La Saline: la fuite ou la mort









À quelques mètres du Parlement haïtien, des gangs armés sèment impunément la mort dans un spectacle aussi épouvantable que révoltant. La Saline est, depuis environ trois semaines, le théâtre d’affrontement entre des bandits qui luttent pour le contrôle du territoire. Déjà, des dizaines de pertes en vie humaine. Le quartier est en train de se vider de ses habitants.

Le boulevard la Saline et ses zones environnantes, dont la ruelle Desmangles, sont concernés par cette situation. D’après les informations des habitants de La Saline, le sous-commissariat de la zone serait sous le contrôle des bandits armés. Des personnes très connues ont été tuées, dont une tenancière d’une gargote populaire marchande, des jeunes de la zone ainsi que des passants.

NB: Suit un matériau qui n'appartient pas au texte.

template <int VT, int CT, int KD, int KH, int KW, int SZ, int SXY, int NTERM>
__global__ void __launch_bounds__(512, (VT * CT * (NTERM == 2 ? 2 : 1) <= 2 ? 3 : 2)) conv3_flat_bf16x3_kernel(ConvFlatArgs a) {
  extern __shared__ __attribute__((aligned(16))) float lds[];
  char* ldsb = (char*)lds;
  constexpr int T = KD * KH * KW;
  constexpr int VB = NTERM == 3 ? 96 : 80;
  constexpr int WS = 64 * NTERM;
  const int tid = threadIdx.x, lane = tid & 63, wave = tid >> 6, nthreads = blockDim.x;
  const int b = blockIdx.y;
  const int ct0 = blockIdx.z * CT;
  const int HW = a.H * a.W;
  const int vox = a.D * HW;
  const int HWo = a.Ho * a.Wo;
  const int voxo = a.Do * HWo;
  const int v0 = blockIdx.x * a.R;
  const int vend = min(v0 + a.R, voxo);
  const float inv_hwo = 1.f / (float)HWo, inv_wo = 1.f / (float)a.Wo;
  auto fdiv = [](int x, float inv) { return (int)(((float)x + 0.5f) * inv); };
  const int zA = fdiv(v0, inv_hwo) * SZ - 1;
  const int zB = fdiv(vend - 1, inv_hwo) * SZ + KD - 2;
  const int nstage = (zB - zA + 1) * HW;
  const int NZ = a.P * HW;
  const int half = lane >> 5, col = lane & 31;
  if (a.defer.part) gn_defer_to_lds(a.defer, b, (float*)(ldsb + a.coef_lds_off), ldsb + a.coef_lds_off + a.defer.C * 16);
  const bool normed = a.coef || a.defer.part;
  if (tid < VB / 4) ((float*)(ldsb + (size_t)NZ * VB))[tid] = 0.f;

  int nb[VT], rowoff[VT][KH], ooff[VT];
  unsigned wmask[VT];
  bool any_valid = false;
#pragma unroll
  for (int vt = 0; vt < VT; ++vt) {
    const int v = v0 + (wave * VT + vt) * 32 + col;
    const bool valid = v < vend;
    const int vv = valid ? v : v0;
    const int oz = fdiv(vv, inv_hwo);
    const int r = vv - oz * HWo;
    const int oh = fdiv(r, inv_wo), ow = r - oh * a.Wo;
    const int ih0 = oh * SXY, iw0 = ow * SXY;
    nb[vt] = (oz * SZ - 1 - zA) * HW + ih0 * a.W + iw0;
    unsigned m = 0;
#pragma unroll
    for (int kh = 0; kh < KH; ++kh) {
      int ih = ih0 + kh - 1;
      ih = ih < 0 ? ih + a.H : (ih >= a.H ? ih - a.H : ih);
      ih = ih >= a.H ? ih - a.H : ih;
      rowoff[vt][kh] = (ih - ih0) * a.W;
    }
#pragma unroll
    for (int kw = 0; kw < KW; ++kw) {
      const int iw = iw0 + kw - 1;
      if (valid && iw >= 0 && iw < a.W) m |= 1u << kw;
    }
    wmask[vt] = m;
    ooff[vt] = valid ? v * a.cout : -1;
    any_valid |= valid;
  }
  const bool wave_active = __any(any_valid);

  f32x16 acc[VT][CT], accB[NTERM == 2 ? VT : 1][NTERM == 2 ? CT : 1];
#pragma unroll
  for (int vt = 0; vt < VT; ++vt)
#pragma unroll
    for (int ct = 0; ct < CT; ++ct)
#pragma unroll
      for (int r = 0; r < 16; ++r) {
        acc[vt][ct][r] = 0.f;
        if (NTERM == 2) accB[vt][ct][r] = 0.f;
      }

  float amax = 0.f;
  float gscale = 1.f, ginv = 1.f;
  if (NTERM == 2 && a.in_absmax) pow2_scale_for(*a.in_absmax, &gscale, &ginv);
  const int nsub = (a.c0 + a.c1) >> 4;
  const int gbase = zA * HW;
  const int nslots = nstage * 4;

  auto tap_voxel = [&](int vt, int tap) -> int {
#ifdef CD_FLAT_ABL_TAPS
    return nb[vt] + tap;
#endif
    const int kz = tap / (KH * KW), kh = (tap / KW) % KH, kw = tap % KW;
    const int n = nb[vt] + kz * HW + rowoff[vt][kh] + kw - 1;
    return ((wmask[vt] >> kw) & 1u) ? n : NZ;
  };

  for (int sc = 0; sc < nsub; ++sc) {
    const float* src;
    int ldc, coff;
    if (sc * 16 < a.c0) {
      src = a.in0; ldc = a.c0; coff = sc * 16;
    } else {
      src = a.in1; ldc = a.c1; coff = sc * 16 - a.c0;
    }
    const int pq = tid & 3;
    src += (size_t)b * vox * ldc + coff + pq * 4;
    f32x4 cf[4];
    if (a.defer.part) {
#pragma unroll
      for (int e = 0; e < 4; ++e) cf[e] = *(const f32x4*)(ldsb + a.coef_lds_off + (sc * 16 + pq * 4 + e) * 16);
    } else if (a.coef) {
#pragma unroll
      for (int e = 0; e < 4; ++e) cf[e] = *(const f32x4*)(a.coef + ((size_t)b * (a.c0 + a.c1) + sc * 16 + pq * 4 + e) * 4);
    }
    __syncthreads();
    for (int s0 = tid; s0 < ((a.dbg & 1) ? 0 : nslots); s0 += 4 * nthreads) {
      f32x4 val[4];
#pragma unroll
      for (int k = 0; k < 4; ++k) {
        const int sidx = s0 + k * nthreads;
        const int g = gbase + (sidx >> 2);
        val[k] = f32x4{0.f, 0.f, 0.f, 0.f};
        if (sidx < nslots && g >= 0 && g < vox) {
          val[k] = *(const f32x4*)(src + (size_t)g * ldc);
          if (normed) {
#pragma unroll
            for (int e = 0; e < 4; ++e) {
              float t = cf[e][0] * val[k][e] + cf[e][1];
              if (a.act) t = cd_fast_silu(t);
              val[k][e] = t + cf[e][2];
            }
          }
        }
      }
#pragma unroll
      for (int k = 0; k < 4; ++k) {
        const int sidx = s0 + k * nthreads;
        if (sidx < nslots) {
          char* d = ldsb + (size_t)(sidx >> 2) * VB + pq * 8;
          if (NTERM == 3) {
            u32x2 t1, t2, t3;
            split3(val[k], t1, t2, t3);
            *(u32x2*)d = t1;
            *(u32x2*)(d + 32) = t2;
            *(u32x2*)(d + 64) = t3;
          } else {
            const f32x4 vs = val[k] * gscale;
            amax = fmaxf(amax, fmaxf(fmaxf(fabsf(vs[0]), fabsf(vs[1])), fmaxf(fabsf(vs[2]), fabsf(vs[3]))));
            u32x2 t1, t2;
            split2(vs, t1, t2);
            *(u32x2*)d = t1;
            *(u32x2*)(d + 32) = t2;
          }
        }
      }
    }
    __syncthreads();
    if (!wave_active || (a.dbg & 2)) continue;
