## Fuse column matvec finish into matvec via last-block-done counters

```diff
diff --git a/globalsfmpy_amd/csrc/colsort_kernels.hpp b/globalsfmpy_amd/csrc/colsort_kernels.hpp
--- a/globalsfmpy_amd/csrc/colsort_kernels.hpp
+++ b/globalsfmpy_amd/csrc/colsort_kernels.hpp
@@ -54,8 +54,39 @@
   double* part;
   const int* done;
 };
-template <bool K16, typename Stop>
-__device__ __forceinline__ void mv_col_body(const ColMatvecArgs& a, Stop stop_after_request) {
+struct ColFinishArgs {
+  uint32_t n_rows, row_base, nch, n_wg;
+  const double* part; const double* Mblk; const double* p; const double2* q; double* y; const int* done;
+  double* dot_part;
+};
+__device__ __forceinline__ double mv_col_finish_row(const ColFinishArgs& a, uint32_t row) {
+  const uint32_t blk = row / GSFM_COL_RB, r = row % GSFM_COL_RB;
+  const size_t plane = (size_t)a.n_wg * GSFM_COL_RB;
+  double t0 = 0.0, t1 = 0.0, t2 = 0.0;
+  constexpr uint32_t FB = 8;
+  for (uint32_t c0 = 0; c0 < a.nch; c0 += FB) {
+    double v0[FB], v1[FB], v2[FB];
+#pragma unroll
+    for (uint32_t j = 0; j < FB; ++j) {
+      const size_t o = ((size_t)blk * a.nch + min(c0 + j, a.nch - 1)) * GSFM_COL_RB + r;
+      v0[j] = a.part[o]; v1[j] = a.part[plane + o]; v2[j] = a.part[2 * plane + o];
+    }
+#pragma unroll
+    for (uint32_t j = 0; j < FB; ++j) if (c0 + j < a.nch) { t0 += v0[j]; t1 += v1[j]; t2 += v2[j]; }
+  }
+  const size_t k = a.row_base + row;
+  double R[9], mp[3];
+  qmat(load_q(a.q, (uint32_t)k), R);
+  sym3_mulvec(a.Mblk + 6 * k, a.p + 3 * k, mp);
+  const double y0 = mp[0] - (R[0] * t0 + R[1] * t1 + R[2] * t2), y1 = mp[1] - (R[3] * t0 + R[4] * t1 + R[5] * t2), y2 = mp[2] - (R[6] * t0 + R[7] * t1 + R[8] * t2);
+  a.y[3 * k] = y0; a.y[3 * k + 1] = y1; a.y[3 * k + 2] = y2;
+  return a.p[3 * k] * y0 + a.p[3 * k + 1] * y1 + a.p[3 * k + 2] * y2;
+}
+#ifndef GSFM_K3C_PUB_WT
+#define GSFM_K3C_PUB_WT 1
+#endif
+template <bool K16, typename Stop, bool FIN = false>
+__device__ __forceinline__ void mv_col_body(const ColMatvecArgs& a, Stop stop_after_request, const ColFinishArgs* f = nullptr, uint32_t* fin_cnt = nullptr) {
   constexpr int RB = GSFM_COL_RB, EPL = GSFM_COL_EPL;
   __shared__ double slots[2][EPL][3][RB];
   __shared__ uint32_t wtot[2][EPL][RB / 64];
@@ -114,13 +145,52 @@
     }
   }
   const size_t o = (size_t)w.part * RB + r, plane = (size_t)a.L.n_wg * RB;
-  a.part[o] = y0; a.part[plane + o] = y1; a.part[2 * plane + o] = y2;
+  if (FIN && GSFM_K3C_PUB_WT) {
+    __hip_atomic_store(a.part + o, y0, __ATOMIC_RELAXED, __HIP_MEMORY_SCOPE_AGENT);
+    __hip_atomic_store(a.part + plane + o, y1, __ATOMIC_RELAXED, __HIP_MEMORY_SCOPE_AGENT);
+    __hip_atomic_store(a.part + 2 * plane + o, y2, __ATOMIC_RELAXED, __HIP_MEMORY_SCOPE_AGENT);
+  } else {
+    a.part[o] = y0; a.part[plane + o] = y1; a.part[2 * plane + o] = y2;
+  }
+  if constexpr (FIN) {
+    asm volatile("s_waitcnt vmcnt(0)" ::: "memory");
+    __syncthreads();
+    uint32_t* last = &wtot[0][0][0];
+    if (r == 0) {
+      if (!GSFM_K3C_PUB_WT) { __builtin_amdgcn_fence(__ATOMIC_RELEASE, "agent"); asm volatile("s_waitcnt vmcnt(0)" ::: "memory"); }
+      const uint32_t b = w.row0 / RB;
+      const uint32_t t = __hip_atomic_fetch_add(fin_cnt + b, 1u, __ATOMIC_RELAXED, __HIP_MEMORY_SCOPE_AGENT);
+      *last = t == f->nch - 1;
+      if (t == f->nch - 1) {
+        __hip_atomic_store(fin_cnt + b, 0u, __ATOMIC_RELAXED, __HIP_MEMORY_SCOPE_AGENT);
+        __builtin_amdgcn_fence(__ATOMIC_ACQUIRE, "agent");
+        asm volatile("s_waitcnt vmcnt(0)" ::: "memory");
+      }
+    }
+    __syncthreads();
+    if (!*last) return;
+    const uint32_t row = w.row0 + r;
+    const double pAp = row < f->n_rows ? mv_col_finish_row(*f, row) : 0.0;
+    if (f->dot_part) {
+      double* lds = &slots[0][0][0][0];
+      const double v = wave_sum(pAp);
+      if ((r & 63u) == 0) lds[wave] = v;
+      __syncthreads();
+      if ((r & (GSFM_BLOCK - 1)) == 0) {
+        double t = 0;
+        for (int k = 0; k < GSFM_BLOCK / 64; ++k) t += lds[(r / 64) + k];
+        const uint32_t ob = row / GSFM_BLOCK;
+        if (ob * GSFM_BLOCK < f->n_rows) f->dot_part[ob] = t;
+      }
+    }
+  }
 }
 #define GSFM_K3C_THREADS GSFM_COL_RB
-template <bool K16>
-__global__ void __launch_bounds__(GSFM_K3C_THREADS) k_mv_col(ColMatvecArgs a) {
+template <bool K16, bool FIN = false>
+__global__ void __launch_bounds__(GSFM_K3C_THREADS) k_mv_col(ColMatvecArgs a, ColFinishArgs f, uint32_t* cnt) {
   if (a.done && *a.done) return;
-  mv_col_body<K16>(a, [] { return false; });
+  auto no_stop = [] { return false; };
+  mv_col_body<K16, decltype(no_stop), FIN>(a, no_stop, &f, cnt);
 }
 struct ColMatvecCgArgs { ColMatvecArgs mv; Cg2Args cg; };
 template <bool K16>
@@ -153,39 +223,11 @@
     return conv;
   });
 }
-struct ColFinishArgs {
-  uint32_t n_rows, row_base, nch, n_wg;
-  const double* part; const double* Mblk; const double* p; const double2* q; double* y; const int* done;
-  double* dot_part;
-};
 __global__ void __launch_bounds__(GSFM_BLOCK) k_mv_col_finish(ColFinishArgs a) {
   if (a.done && *a.done) return;
   __shared__ double lds[8];
   const uint32_t row = blockIdx.x * GSFM_BLOCK + threadIdx.x;
-  double pAp = 0.0;
-  if (row < a.n_rows) {
-  const uint32_t blk = row / GSFM_COL_RB, r = row % GSFM_COL_RB;
-  const size_t plane = (size_t)a.n_wg * GSFM_COL_RB;
-  double t0 = 0.0, t1 = 0.0, t2 = 0.0;
-  constexpr uint32_t FB = 8;
-  for (uint32_t c0 = 0; c0 < a.nch; c0 += FB) {
-    double v0[FB], v1[FB], v2[FB];
-#pragma unroll
-    for (uint32_t j = 0; j < FB; ++j) {
-      const size_t o = ((size_t)blk * a.nch + min(c0 + j, a.nch - 1)) * GSFM_COL_RB + r;
-      v0[j] = a.part[o]; v1[j] = a.part[plane + o]; v2[j] = a.part[2 * plane + o];
-    }
-#pragma unroll
-    for (uint32_t j = 0; j < FB; ++j) if (c0 + j < a.nch) { t0 += v0[j]; t1 += v1[j]; t2 += v2[j]; }
-  }
-  const size_t k = a.row_base + row;
-  double R[9], mp[3];
-  qmat(load_q(a.q, (uint32_t)k), R);
-  sym3_mulvec(a.Mblk + 6 * k, a.p + 3 * k, mp);
-  const double y0 = mp[0] - (R[0] * t0 + R[1] * t1 + R[2] * t2), y1 = mp[1] - (R[3] * t0 + R[4] * t1 + R[5] * t2), y2 = mp[2] - (R[6] * t0 + R[7] * t1 + R[8] * t2);
-  a.y[3 * k] = y0; a.y[3 * k + 1] = y1; a.y[3 * k + 2] = y2;
-  pAp = a.p[3 * k] * y0 + a.p[3 * k + 1] * y1 + a.p[3 * k + 2] * y2;
-  }
+  const double pAp = row < a.n_rows ? mv_col_finish_row(a, row) : 0.0;
   if (a.dot_part) {
     const double t = block_sum_bcast(pAp, lds);
     if (threadIdx.x == 0) a.dot_part[blockIdx.x] = t;
diff --git a/globalsfmpy_amd/csrc/host_common.hpp b/globalsfmpy_amd/csrc/host_common.hpp
--- a/globalsfmpy_amd/csrc/host_common.hpp
+++ b/globalsfmpy_amd/csrc/host_common.hpp
@@ -227,7 +227,8 @@
     struct Key {
       int max_iters = 0, stall = 0, chunk = 0; uint32_t coarse = 0; bool lap = false;
       const void* planes = nullptr;
-      bool operator==(const Key& k) const { return max_iters == k.max_iters && stall == k.stall && chunk == k.chunk && coarse == k.coarse && lap == k.lap && planes == k.planes; }
+      bool fused = false;
+      bool operator==(const Key& k) const { return max_iters == k.max_iters && stall == k.stall && chunk == k.chunk && coarse == k.coarse && lap == k.lap && planes == k.planes && fused == k.fused; }
     };
     hipGraphExec_t exec = nullptr;
     Key key;
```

Plusieurs familles sont plongées dans le deuil à cause des cadavres de leur proche qui s’amoncellent dans la zone Chabon et d’autres en décomposition près du Wharf de Jérémie. D’autres personnes qui sont sans nouvelle de leurs proches éprouvent actuellement de grandes inquiétudes.

Selon plusieurs témoignages, cette situation est causée par le conflit opposant les gangs de la Saline et de cité Soleil. Une situation qui paralyse les activités au marché Kwabosal, aussi bien celles des institutions environnantes, notamment le Parlement. Sac au dos, les riverains commencent à quitter la zone. « Nous sommes obligés de partir. On ne sait pas où l’on va, mais on doit partir. La situation est insoutenable et nous craignons pour nos vies et pour celles des membres de nos familles », déclare une jeune fille.

D’un autre côté, une dame raconte sa peine d’avoir trouvé le cadavre de son neveu étendu près de la mer : « Il était orphelin de père et de mère. Je l’ai élevé. Je l’ai éduqué. Aujourd’hui, les bandits me donnent son cadavre en guise de récompense. » Questionnée sur sa situation de vie, elle explique que vivre en Haïti est une malédiction. Cette femme qui croit qu’un visa immigrant aurait changé sa vie, en ce sens elle critique sa famille qui l’a abandonné en Haïti, un pays sans espoir.

Questionné sur la protection éventuelle de la Police une riveraine a déclaré que même les policiers ne sont pas à l’abri : « Ils devraient eux-mêmes sauver leur peau. Jetez un coup d’oeil près du commissariat de Saint Joseph, vous verrez des cadavres. Ce fait témoigne de l’impuissance de cette institution », déplore-t-elle.

Jusqu’à présent, les autorités policières sont restées muettes et l’Exécutif est impassible face à la détérioration de cette situation pour le moins angoissante. Contacté par le journal, le porte-parole de la PNH, Michel-Ange Louis- Jeune, demeure quant à lui injoignable. Nos messages sont restés sans réponse en dépit de l’importance que revêt cette situation.

Le directeur de Défenseurs Plus, Antonal Mortimé, a dénoncé ce qu’il appelle une « inaction des autorités policières » face aux troubles que sèment les bandits de la Saline qui lynchent les membres de la population pour les jeter dans les ordures. Selon lui, cette situation qui a duré plus de trois semaines est une atteinte grave aux principes élémentaires des droits humains.